Episode Transcript
Available transcripts are automatically generated. Complete accuracy is not guaranteed.
(00:00):
Hey there, Dance Fam!
(00:03):
What is up?
Welcome to "Hey Dancer" and another episode of "The Rest of the Story."
The series where, as I always say, is dedicated to a dance legend or a moment in dance history.
But let's be honest, aside from that rare exception, I almost always cover dance legends
(00:24):
exclusively.
Today, though, I'll arguably be covering both — a dance icon and a moment.
The phenomenon she created became a full-on cultural wave, a true moment in dance history.
But what gets talked about way less is her own journey as a dancer.
(00:46):
Most interviews, articles, and features I could find on this woman focus on her brand
to building, and her business success, the entrepreneurial side of things.

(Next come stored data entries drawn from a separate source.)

# yuxng/PoseCNN

Hardware: NVIDIA H100
Metric: frames/sec on 640x480 RGB, 21 classes, batch 32 (VGG16 + Hough + ROI pose head) (higher is better)
Workload: dtype bf16 operands / fp32 accumulate (conv stack, 1x1 heads), fp16 operands / fp32 accumulate (fc6-fc8), fp32 / int32 elsewhere

## Files before the change

### include/posecnn_b200.h

```cpp
#ifndef POSECNN_B200_H_
#define POSECNN_B200_H_

#include <stddef.h>
#include <stdint.h>

#ifdef __cplusplus
extern "C" {
#endif

#define PCNN_OK 0
#define PCNN_E_INVALID (-1)
#define PCNN_E_WORKSPACE (-2)
#define PCNN_E_CUDA (-3)

#define PCNN_MAX_ROI 128
#define PCNN_HOUGH_MAX_ROWS (PCNN_MAX_ROI * 9)

const char* pcnn_last_error(void);
int pcnn_version(void);

int pcnn_hough_vote_workspace_bytes(int B, int H, int W, int C, int skip_pixels, float threshold_vote,
                                    size_t* bytes);
int pcnn_hough_vote_fwd(const int32_t* label, const float* vertex, const float* extents, const float* meta,
                        const float* gt, int B, int H, int W, int C, int num_gt, int num_meta, int is_train,
                        float inlier_threshold, int label_threshold, float threshold_vote,
                        float threshold_percentage, int skip_pixels, float* top_box, float* top_pose,
                        float* top_target, float* top_weight, int32_t* top_domain, int32_t* num_rois,
                        int32_t* status, void* workspace, size_t workspace_bytes, void* stream);
int pcnn_hough_vote_fwd_ex(const int32_t* label, const float* vertex, const float* lowres, const float* bias_vertex,
                           const float* extents, const float* meta, const float* gt, int B, int batch_global,
                           int batch_offset, int H, int W, int C, int num_gt, int num_meta, int is_train,
                           float inlier_threshold, int label_threshold, float threshold_vote,
                           float threshold_percentage, int skip_pixels, float* top_box, float* top_pose,
                           float* top_target, float* top_weight, int32_t* top_domain, int32_t* num_rois,
                           int32_t* status, void* workspace, size_t workspace_bytes, void* stream);
int pcnn_hough_vote_planes(const int32_t* label, const float* vertex, const float* extents, const float* meta,
                           int B, int H, int W, int C, int num_meta, float inlier_threshold,
                           int label_threshold, int skip_pixels, float* votes, void* workspace,
                           size_t workspace_bytes, void* stream);
int pcnn_hough_vote_bwd(float* grad_label, float* grad_vertex, int B, int H, int W, int C, void* stream);

int pcnn_roi_pool_fwd(const float* bottom, const float* rois, int num_rois, int channel_rois, int batch,
                      int height, int width, int channels, int pooled_height, int pooled_width,
                      float spatial_scale, int pool_channel, float* top, int32_t* argmax, void* stream);
int pcnn_roi_pool_fwd_bf16(const void* bottom_bf16, const float* rois, int num_rois, int channel_rois, int batch,
                           int height, int width, int channels, int pooled_height, int pooled_width,
                           float spatial_scale, float* top, int32_t* argmax, void* stream);
int pcnn_roi_pool_bwd(const float* top_diff, const int32_t* argmax, const float* rois, int batch, int num_rois,
                      int channel_rois, int height, int width, int channels, int pooled_height,
                      int pooled_width, float spatial_scale, int pool_channel, float* bottom_diff,
                      void* stream);

int pcnn_hard_label_fwd(const float* prob, const int32_t* gt, int B, int H, int W, int C, float threshold,
                        float* top, void* stream);
int pcnn_hard_label_bwd(int B, int H, int W, int C, float* grad_prob, float* grad_gt, void* stream);

int pcnn_backproject_fwd(const float* data, const float* label, const float* depth, const float* meta,
                         const float* label_3d, int B, int H, int W, int Cf, int C, int num_meta,
                         int grid_size, int kernel_size, float threshold, float* top_data, float* top_label,
                         float* top_flag, void* stream);
int pcnn_backproject_bwd(const float* top_diff, const float* depth, const float* meta, int B, int H, int W,
                         int Cf, int num_meta, int grid_size, float* bottom_diff, void* stream);

int pcnn_project_fwd(const float* data, const float* depth, const float* meta, int B, int H, int W, int Cf,
                     int num_meta, int grid_size, float* top, void* stream);
int pcnn_project_bwd(const float* top_diff, const float* depth, const float* meta, int B, int H, int W, int Cf,
                     int num_meta, int grid_size, int kernel_size, float threshold, float* bottom_diff,
                     void* stream);

int pcnn_average_distance_workspace_bytes(int N, size_t* bytes);
int pcnn_average_distance_fwd(const float* prediction, const float* target, const float* weight,
                              const float* point, const float* symmetry, int N, int C, int P, float margin,
                              float* loss, float* bottom_diff, void* workspace, size_t workspace_bytes,
                              void* stream);
int pcnn_average_distance_bwd(const float* top_diff, const float* bottom_diff, int N, int channels,
                              float* output, void* stream);

int pcnn_conv_bf16_tc(const void* in_bf16, const void* weights_bf16, const float* bias, void* out_bf16, int B,
                      int H, int W, int Cin, int Cout, int ksize, int relu, int block_n, void* stream);
int pcnn_conv_pool_bf16_tc(const void* in_bf16, const void* weights_bf16, const float* bias, void* out_pooled_bf16,
                           int B, int H, int W, int Cin, int Cout, int ksize, int relu, int block_n, void* stream);
int pcnn_conv3x3_small_cin(const float* in, const float* weights_hwio, const float* bias, void* out_bf16, int B,
                           int H, int W, int Cin, int Cout, int relu, void* stream);
int pcnn_im2col_c3(const void* in, int in_is_u8, const float* mean3_host, void* out_bf16, int B, int H, int W,
                   void* stream);
int pcnn_im2col_depth(const float* depth, const float* mean3_host, void* out_bf16, int B, int H, int W, void* stream);
int pcnn_conv1_fused_tc(const void* in, int in_is_u8, const float* mean3_host, const void* weights_bf16,
                        const float* bias, void* out_bf16, int B, int H, int W, int relu, void* stream);
int pcnn_conv1_depth_fused_tc(const float* depth, const float* mean3_host, const void* weights_bf16, const float* bias,
                              void* out_bf16, int B, int H, int W, int relu, void* stream);
int pcnn_maxpool2x2_bf16(const void* in_bf16, void* out_bf16, int B, int H, int W, int C, void* stream);

int pcnn_conv_wgrad_workspace_bytes(int B, int H, int W, int Cin, int Cout, int ksize, size_t* bytes);
int pcnn_conv_wgrad_bf16_tc(const void* x_bf16, const void* dz_bf16, int B, int H, int W, int Cin, int Cout, int ksize,
                            float scale, const float* w_f32, float decay, float* dW, void* workspace, size_t workspace_bytes,
                            void* stream);
int pcnn_fc_wgrad_f16_tc(const void* x_f16, const void* dy_f16, int rows, int Cin, int Cout, float scale, const float* w_f32,
                         float decay, float* dW, void* workspace, size_t workspace_bytes, void* stream);
int pcnn_bias_ws_bytes(int C, size_t* bytes);
int pcnn_relu_bwd_bf16(const void* g_bf16, const void* y_bf16, size_t npix, int C, int has_relu, void* dz_bf16, float scale,
                       const float* b, float decay, float* db, void* bias_ws, size_t bias_ws_bytes, void* stream);
int pcnn_maxpool_relu_bwd_bf16(const void* g_bf16, const void* y_bf16, int B, int H, int W, int C, void* dz_bf16, float scale,
                               const float* b, float decay, float* db, void* bias_ws, size_t bias_ws_bytes, void* stream);
int pcnn_add_to_bf16(const void* a_bf16, const void* b_bf16, const float* b_f32, size_t n, void* out_bf16, void* stream);
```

And yes, that is part of the story and it's amazingly impressive, but I wanted to dig
into her dance routes.
So that is exactly what we're gonna do today.
(01:07):
But first, make sure you subscribe or follow wherever you're watching or listening from
because it tells the platforms, "You like this!
You like dance stuff, and you want to see more of it, and it just helps me out."
Thank you in advance, truly.
Now, let's get into it.
Before Jane Fonda, Richard Simmons, before fitness on VHS, before the boom of group classes
(01:31):
and branded workout wear, there was one — one dancer, one idea, one unexpected empire.
Her first encounter with dance?
It wasn't planned.
She was just two and a half years old, walking with her mom in Coronado, California.
When they passed a dance studio.
Kids were in class and she wandered in, watching, then mimicking the other dancers trying to
(01:58):
copy what they were doing.
The teacher noticed, came over to her mom and said, "This little girl has a gift.
You need to find her a class."
Her mom replied, "Well, we're moving to Iowa."
And the teacher told her, "Well then find someone in Iowa."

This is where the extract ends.